New Taxes On Tech Companies Won’t Fix USF

By James Erwin

The Universal Service Fund (USF) is in trouble and has been for some time. Its current funding mechanism does not raise enough revenue to consistently support the outlays demanded by the programs it funds, and reform is badly needed. Sadly, but unsurprisingly, some in Washington want to treat what are ultimately problems of design, eligibility, and duplication as a revenue problem and simply raise taxes to meet future shortfalls, while the better path would be to consider overhauling or even scrapping the program altogether.

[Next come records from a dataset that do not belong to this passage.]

template <typename T> struct Elem;
template <> struct Elem<float> {
  static __device__ __forceinline__ float ld(float v) { return v; }
  static __device__ __forceinline__ float st(float v) { return v; }
};
template <> struct Elem<__half> {
  static __device__ __forceinline__ float ld(__half v) { return __half2float(v); }
  static __device__ __forceinline__ __half st(float v) { return __float2half_rn(v); }
// ... 211 lines not shown
__device__ __forceinline__ void fence_mbar_init() { asm volatile("fence.mbarrier_init.release.cluster;" ::: "memory"); }
__device__ __forceinline__ void fence_proxy_async() { asm volatile("fence.proxy.async.shared::cta;" ::: "memory"); }
__device__ __forceinline__ void mbar_arrive_expect_tx(uint64_t* bar, uint32_t bytes) {
  asm volatile("mbarrier.arrive.expect_tx.shared::cta.b64 _, [%0], %1;" ::"r"(smem_u32(bar)), "r"(bytes) : "memory");
}
__device__ __forceinline__ bool mbar_try_wait(uint64_t* bar, uint32_t parity) {
  uint32_t ok;
  asm volatile(
      "{\n .reg .pred p;\n mbarrier.try_wait.parity.shared::cta.b64 p, [%1], %2;\n selp.u32 %0, 1, 0, p;\n}"
      : "=r"(ok) : "r"(smem_u32(bar)), "r"(parity) : "memory");
  return ok != 0;
}
__device__ __forceinline__ uint64_t globaltimer_ns() {
  uint64_t t;
  asm volatile("mov.u64 %0, %%globaltimer;" : "=l"(t));
  return t;
}
__device__ __forceinline__ void mbar_wait(uint64_t* bar, uint32_t parity) {
  if (mbar_try_wait(bar, parity)) return;
#pragma unroll 1
  for (int i = 0; i < 64; ++i)
    if (mbar_try_wait(bar, parity)) return;
  const uint64_t t0 = globaltimer_ns();
  uint32_t ns = 32;
  while (!mbar_try_wait(bar, parity)) {
    __nanosleep(ns);
    if (ns < 1024) ns <<= 1;
    if (globaltimer_ns() - t0 > 20000000000ull) __trap();
  }
}
__device__ __forceinline__ void tma_load_3d(void* smem_dst, const CUtensorMap* tmap, int c0, int c1, int c2,
                                            uint64_t* bar) {
  asm volatile(
      "cp.async.bulk.tensor.3d.shared::cluster.global.tile.mbarrier::complete_tx::bytes [%0], [%1, {%2, %3, %4}], [%5];"
      ::"r"(smem_u32(smem_dst)), "l"((uint64_t)tmap), "r"(c0), "r"(c1), "r"(c2), "r"(smem_u32(bar))
      : "memory");
}

struct TileParams {
  int B, H, W, RW;
  int tiles_x, tiles_y;
  int64_t total_tiles;
  PointParams P;
  int op;
  float strength;
  int border;
  int post_enabled;
  float pI, ps, poms;
  uint64_t pseed;
  int64_t pframe0;
  int pseed_mode;
  GrainKey pkey;
  int exact_stencil;
  int use_tma;
  int vec_store;
  int grid_limit;
};

template <typename T, int MASK> struct TileCfg {
  static constexpr bool HEAVY = (MASK & ST_LUT) != 0;
  static constexpr bool WORK = (sizeof(T) == 1) || (((MASK & ST_PRE) != 0) && (sizeof(T) != 4));
  static constexpr bool GPLANE = (MASK & ST_POST) != 0;
  static constexpr int VEC = WORK ? 4 : 16 / (int)sizeof(T);
  static constexpr int BX = 256;
  static constexpr int PADL = 16 / (int)sizeof(T);
  static constexpr int TXE = sizeof(T) == 1 ? 192 : 240;
#ifndef VRGDG_TILE_ROWS
#define VRGDG_TILE_ROWS 32
#endif
  static constexpr int TY = VRGDG_TILE_ROWS;
  static constexpr int ROWS = TY + 2;
#ifndef VRGDG_HEAVY_THREADS
#define VRGDG_HEAVY_THREADS 256
#endif
  static constexpr int THREADS = HEAVY ? VRGDG_HEAVY_THREADS : 256;
#ifndef VRGDG_HEAVY_LB
#define VRGDG_HEAVY_LB 352
#endif
  static constexpr int LB_THREADS = (HEAVY && sizeof(T) == 4 && VRGDG_HEAVY_LB > THREADS) ? VRGDG_HEAVY_LB : THREADS;
#ifndef VRGDG_HEAVY_MINB
#define VRGDG_HEAVY_MINB 2
#endif
#ifndef VRGDG_HEAVY_NS
#define VRGDG_HEAVY_NS (WORK ? 1 : 2)
#endif
#ifndef VRGDG_LIGHT_MINB
#define VRGDG_LIGHT_MINB 2
#endif
#ifndef VRGDG_LIGHT_NS
#define VRGDG_LIGHT_NS 3
#endif
  static constexpr bool SLIM = (MASK == 0) && (sizeof(T) == 2);
  static constexpr int MINB = HEAVY ? VRGDG_HEAVY_MINB : (SLIM ? 4 : VRGDG_LIGHT_MINB);
  static constexpr int COLS = TXE / VEC;
  static constexpr int RG = (THREADS / COLS) >= 8 ? 8 : 4;
  static constexpr int RPT = TY / RG;
  static constexpr int PPR = TXE / 3 + 2;
  static constexpr int PAIRS = PPR / 2 + 1;
  static constexpr int NS = HEAVY ? VRGDG_HEAVY_NS : ((GPLANE || SLIM) ? 2 : VRGDG_LIGHT_NS);
  static constexpr int STAGE_BYTES = ROWS * BX * (int)sizeof(T);
  static_assert(PADL + TXE + 3 <= BX, "box too narrow");
  static_assert(TY % RG == 0 && COLS * RG <= THREADS, "thread mapping");
};

template <typename T, int MASK>
constexpr size_t tile_smem_bytes() {
  using C = TileCfg<T, MASK>;
  size_t s = (size_t)C::NS * C::STAGE_BYTES;
  if (C::WORK) s += (size_t)C::ROWS * C::BX * 4;
  if (C::GPLANE) s += (size_t)C::ROWS * C::BX * 4;
  return s + 64  + 128 ;
}

template <typename E, typename CFG>
__device__ __forceinline__ void fix_border(E* tile, int y0, int x0e, int H, int RW) {
  constexpr int BX = CFG::BX, ROWS = CFG::ROWS, PADL = CFG::PADL, TY = CFG::TY, TXE = CFG::TXE;
  const int vr = H - y0;
  const int ve = RW - x0e;
  const bool top = (y0 == 0), bot = (vr <= TY), left = (x0e == 0), right = (ve <= TXE);
  if (!(top || bot || left || right)) return;
  if (top || bot) {
    for (int c = threadIdx.x; c < BX; c += blockDim.x) {
      if (top) tile[c] = tile[BX + c];
      if (bot) tile[(vr + 1) * BX + c] = tile[vr * BX + c];
    }
  }
  __syncthreads();
  if (left || right) {
    for (int i = threadIdx.x; i < ROWS * 3; i += blockDim.x) {
      int r = i / 3, c = i - r * 3;
      E* row = tile + r * BX;
      if (left) row[PADL - 3 + c] = row[PADL + c];
      if (right) row[PADL + ve + c] = row[PADL + ve - 3 + c];
    }
  }
  __syncthreads();
}
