__device__ uint64_t hist_threshold(const uint32_t* gh, uint32_t K, uint32_t lo, uint32_t sh, uint32_t* scratch) {
  static_assert(kQBins == 2 * kThreads, "two bins per thread");
  const uint32_t tid = threadIdx.x;
  const uint32_t b0 = kQBins - 1 - 2 * tid, b1 = b0 - 1;
  const uint32_t v0 = __hip_atomic_load(gh + b0, __ATOMIC_RELAXED, __HIP_MEMORY_SCOPE_AGENT);
  const uint32_t v1 = __hip_atomic_load(gh + b1, __ATOMIC_RELAXED, __HIP_MEMORY_SCOPE_AGENT);
  if (tid == 0) scratch[5] = kQBins;
  const uint32_t before = block_exclusive_scan(v0 + v1, scratch);
  if (before < K && before + v0 >= K) scratch[5] = b0;
  else if (before + v0 < K && before + v0 + v1 >= K) scratch[5] = b1;
  __syncthreads();
  const uint32_t b = scratch[5];
  __syncthreads();
  return b < kQBins ? (uint64_t)(lo + (b << sh)) << 32 : 0ull;
}

constexpr uint64_t kScoreOnly = 0xFFFFFFFF00000000ull;

__device__ inline void peer_thr_max(const DevPlan& pl, uint32_t ql, uint64_t key) {
  for (uint32_t i = 0; i < pl.n_peers; ++i)
    atomicMax(reinterpret_cast<unsigned long long*>(pl.peer_thr[i] + ql), (unsigned long long)(key & kScoreOnly));
}

__device__ inline void hist_add(uint32_t* lh, uint32_t* gh, const DevPlan& pl, uint32_t ql) {
  for (uint32_t i = 0; i < pl.n_peers; ++i)
    for (uint32_t b = threadIdx.x; b < kQBins; b += kThreads)
      if (const uint32_t c = lh[b]) atomicAdd(pl.peer_hist[i] + (size_t)ql * kQBins + b, c);
  for (uint32_t b = threadIdx.x; b < kQBins; b += kThreads) {
    const uint32_t c = lh[b];
    if (c) {
      atomicAdd(&gh[b], c);
      lh[b] = 0;
    }
  }
}

__device__ inline void wave_append(bool keep, uint64_t key, uint64_t* list, uint32_t* count, uint32_t cap) {
  const uint32_t lane = lane_id();
  const unsigned long long bal = __ballot(keep);
  const uint32_t nw = (uint32_t)__popcll(bal);
  if (!nw) return;
  uint32_t base = 0;
  if (lane == 0) base = atomicAdd(count, nw);
  base = (uint32_t)__shfl((int)base, 0, 64);
  const uint32_t at = base + (uint32_t)__popcll(bal & ((1ull << lane) - 1ull));
  if (keep && at < cap) list[at] = key;
}

template <uint32_t Bits = kHistBits, class Each>
__device__ uint64_t select_kth(uint32_t K, uint32_t* hist, uint32_t* scratch, Each each) {
  constexpr uint32_t kBins = 1u << Bits;
  const uint32_t tid = threadIdx.x, lane = lane_id(), wv = wave_id();
  uint64_t kor = 0, kand = ~0ull;
  each([&](uint64_t k) { kor |= k; kand &= k; });
#pragma unroll
  for (int o = 32; o > 0; o >>= 1) {
    kor |= (uint64_t)__shfl_xor((long long)kor, o, 64);
    kand &= (uint64_t)__shfl_xor((long long)kand, o, 64);
  }
  uint64_t* red = reinterpret_cast<uint64_t*>(hist);
// ... 576 lines not shown
    }
    __syncthreads();
    uint32_t n = sh.n_buf;
    uint64_t tp2 = FG_NOW();
    (void)tp2;
    if (defer) {
      const uint32_t nd = min(sh.n_dq, kDeferCap);
      if (nd >= kDeferFlush || (cc + 1 == nc && nd > 0)) {
        if (n > kTrunc) {
          local_T = truncate_topk(sh, n, K);
          if (local_T > thr_k) thr_k = local_T;
        }
        flush_deferred<kF>(ix, sh, probes, terms, qwt, qwn, m, thr_k, nd);
        __syncthreads();
        n = sh.n_buf;
        if (tid == 0) sh.n_dq = 0;
      }
    }
    if (n > kTrunc || (cc + 1 == nc && n > K)) {
      local_T = truncate_topk(sh, n, K);
      if (local_T > thr_k) thr_k = local_T;
    }
    uint64_t tp3 = FG_NOW();
    (void)tp3;
#ifdef FG_DIAG
    t_probe += tp1 - tp0; t_keys += tp2 - tp1; t_sel += tp3 - tp2; n_app += n;
#endif
    if (tid == 0) {
      if (local_T > sh.thr) sh.thr = local_T;
      pend = atomicMax(gthr, (unsigned long long)(local_T & pl.pub_mask));
    }
  }
  if (tid == 0 && pend > sh.thr) sh.thr = pend;
  if (tid == 0) peer_thr_max(pl, ql, sh.thr);
  __syncthreads();

  const uint32_t total = flush_candidates(pl, q, sh.buf, sh.n_buf, sh.thr, sh.scratch);
  (void)total;
  {
    static_assert((1u << kConjHistBits) >= kQBins, "LDS bins");
    const uint32_t n = min(sh.n_buf, kBuf);
    for (uint32_t b = tid; b < kQBins; b += kThreads) sh.hist[b] = 0;
    __syncthreads();
    for (uint32_t i = tid; i < n; i += kThreads) {
      const uint32_t b = qbin(sh.buf[i], h_lo, h_sh);
      if (b < kQBins) atomicAdd(&sh.hist[b], 1u);
    }
    __syncthreads();
    hist_add(sh.hist, gh, pl, ql);
  }
  FG_STAMP(w, 0, t_start);
  FG_STAMP(w, 1, t_probe);
  FG_STAMP(w, 2, t_keys);
  FG_STAMP(w, 3, t_sel);
  FG_STAMP(w, 4, FG_NOW());
  FG_STAMP(w, 5, n_app);
  FG_STAMP(w, 6, ((uint64_t)nc << 40) | ((uint64_t)m << 32) | q);
  FG_STAMP(w, 7, total);
#ifdef FG_DIAG
  __syncthreads();
  for (uint32_t i = 0; i < 8; ++i) FG_STAMP(w, 8 + i, sh.dgc[i]);
#endif
}
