extern "C" int sfmhip_match_pairs_exact_fp6(const uint8_t* dense, const int8_t* g, const int32_t* norms,
                                            const int32_t* keys, const float* desc_f, const double* resid_row,
                                            const double* resid_img, const int32_t* n_kpts, int n_img, int m_pad,
                                            int d, const int32_t* pairs, int P, int ratio_num, int ratio_den,
                                            int32_t* matches0, uint32_t* n_resolved, void* stream) {
    SFMHIP_REQUIRE(dense || P == 0, "sfmhip_match_pairs_exact_fp6: null pointer");
    const Fp6Bank bank{dense, nullptr, nullptr};
    return match_exact_impl(g, norms, keys, g, desc_f, resid_row, resid_img, 1, n_kpts, n_img, m_pad, d, pairs, P,
                            ratio_num, ratio_den, matches0, (int32_t*)nullptr, (int32_t*)nullptr, n_resolved, stream,
                            &bank);
}

extern "C" int sfmhip_match_pairs_exact_fp6_i16(const uint8_t* dense, const int8_t* g, const int32_t* norms,
                                                const int32_t* keys, const float* desc_f, const double* resid_row,
                                                const double* resid_img, const int32_t* n_kpts, int n_img, int m_pad,
                                                int d, const int32_t* pairs, int P, int ratio_num, int ratio_den,
                                                int16_t* matches0, uint32_t* n_resolved, void* stream) {
    SFMHIP_REQUIRE(dense || P == 0, "sfmhip_match_pairs_exact_fp6_i16: null pointer");
    const Fp6Bank bank{dense, nullptr, nullptr};
    return match_exact_impl(g, norms, keys, g, desc_f, resid_row, resid_img, 1, n_kpts, n_img, m_pad, d, pairs, P,
                            ratio_num, ratio_den, matches0, (int32_t*)nullptr, (int32_t*)nullptr, n_resolved, stream,
                            &bank);
}

extern "C" int sfmhip_match_pairs_exact_fp6_kv(const uint8_t* dense, const int8_t* g, const int32_t* norms,
                                               const int32_t* h, const float* hf, const float* desc_f,
                                               const double* resid_row, const double* resid_img, const int32_t* n_kpts,
                                               int n_img, int m_pad, int d, const int32_t* pairs, int P, int ratio_num,
                                               int ratio_den, int32_t* matches0, uint32_t* n_resolved, void* stream) {
    SFMHIP_REQUIRE((dense && hf) || P == 0, "sfmhip_match_pairs_exact_fp6_kv: null pointer");
    const Fp6Bank bank{dense, h, hf};
    return match_exact_impl(g, norms, h, g, desc_f, resid_row, resid_img, 1, n_kpts, n_img, m_pad, d, pairs, P,
                            ratio_num, ratio_den, matches0, (int32_t*)nullptr, (int32_t*)nullptr, n_resolved, stream,
                            &bank);
}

The Universal Service Fund was originally established by the Communications Act of 1996, replacing the old long-distance carriage fees used to subsidize telephone service for all Americans, paid for by a “fee” on your monthly phone bill that is effectively a tax imposed on carriers by the FCC and passed on to you. In the nearly three decades since, traditional bureaucratic mission creep has grown the USF’s distributions to cover all manner of telecommunications services, including internet service for local libraries, schools, and eventually grew to subsidize whole local broadband networks, in addition to the Lifeline program for phone service. Some now call for USF to support broadband access for low-income households. Whatever its current uses, the USF tax is not sufficient to cover all these outlays and does not bring in consistent revenue as customers drop in and out of phone plans.

The answer to the problem is not to apply fees to new contributors. As with our annual budget battles, most Democrats choose to see this as a revenue problem. An unsustainable program cannot cover its obligations? Just raise taxes, no need to look at reform. Even though this program was meant to subsidize phone service for low-income Americans, paid for by fees from others, we can just expand the fees to apply to edge providers of content and ISPs. Don’t worry about the $65 billion we’re spending to expand broadband to rural areas and subsidize access through the Affordable Connectivity Program (ACP). Surely taxing broadband providers won’t discourage investment! And never mind that phone carriers already pass the cost of USF fees onto consumers, so this will make your internet bill go up too, just give the feds more money and that will fix everything.

From the Republican side, the answer seems increasingly to be “just tax big tech.” No less a figure than FCC Commissioner Brendan Carr, with whom we almost always agree, has pointed to tech companies as the solution to fund these obligations, calling them “free riders” for benefitting from USF subsidies to consumers while not contributing. But this overlooks the fact that tech companies offer the services that people actually use the internet for. Charter might provide your internet service, but you only pay them so you can have access to Google, Netflix, Amazon, and thousands of other sites and apps that are actually useful. Without the services the tech companies offer, no one would pay for internet service for the government to subsidize in the first place. And again, the fees applied to tech companies will be passed on to you the consumer anyway in terms of either higher prices or more aggressive data monetization.

Sadly, the “tax big tech” crowd, who are usually conservatives looking for spending reforms to balance the checkbook, are on a punitive expedition. Despite ample evidence that government jawboning at the behest of progressive NGOs was the real cause of the rise of censorship on social media, some conservatives remain stuck in 2020, blaming successful American companies for the security state’s overreach. Surely, we can both reign in government agencies engaged in censorship while imposing fiscal discipline on USF that won’t rase taxes on successful American companies?

As mentioned above, there is another broadband subsidy program, the ACP, which unlike USF distributions functions as a voucher for individual consumers. Compared to the 130 or so other broadband programs, ACP is the most responsive to market forces since, like EBT or school choice, it allows the beneficiaries to take their dollars wherever they please. It is also funded by general revenue approved by Congress and not by an arbitrary fee imposed by an unelected federal agency. If oversight is stronger and market forces are encouraged under ACP, then perhaps we should scrap USF and permanently fund ACP.

Short of eliminating the whole scheme outright, Congress should at the very least consider divesting USF of most of its broadband work and return it to just the Lifeline phone service as originally intended, eliminate most other broadband programs, and rely on the Broadband Equity, Access, and Deployment (BEAD) program for deployment and ACP for access. Ideally, the federal government should get out of the broadband game entirely, but if it must be involved it should at least try to avoid raising taxes to pay for unwieldy programs that can’t meet their own obligations. Scaling back state involvement in the market will restore the original funding balance to USF; expanding it will only keep this spiral going while raising prices for consumers and punishing businesses for their success.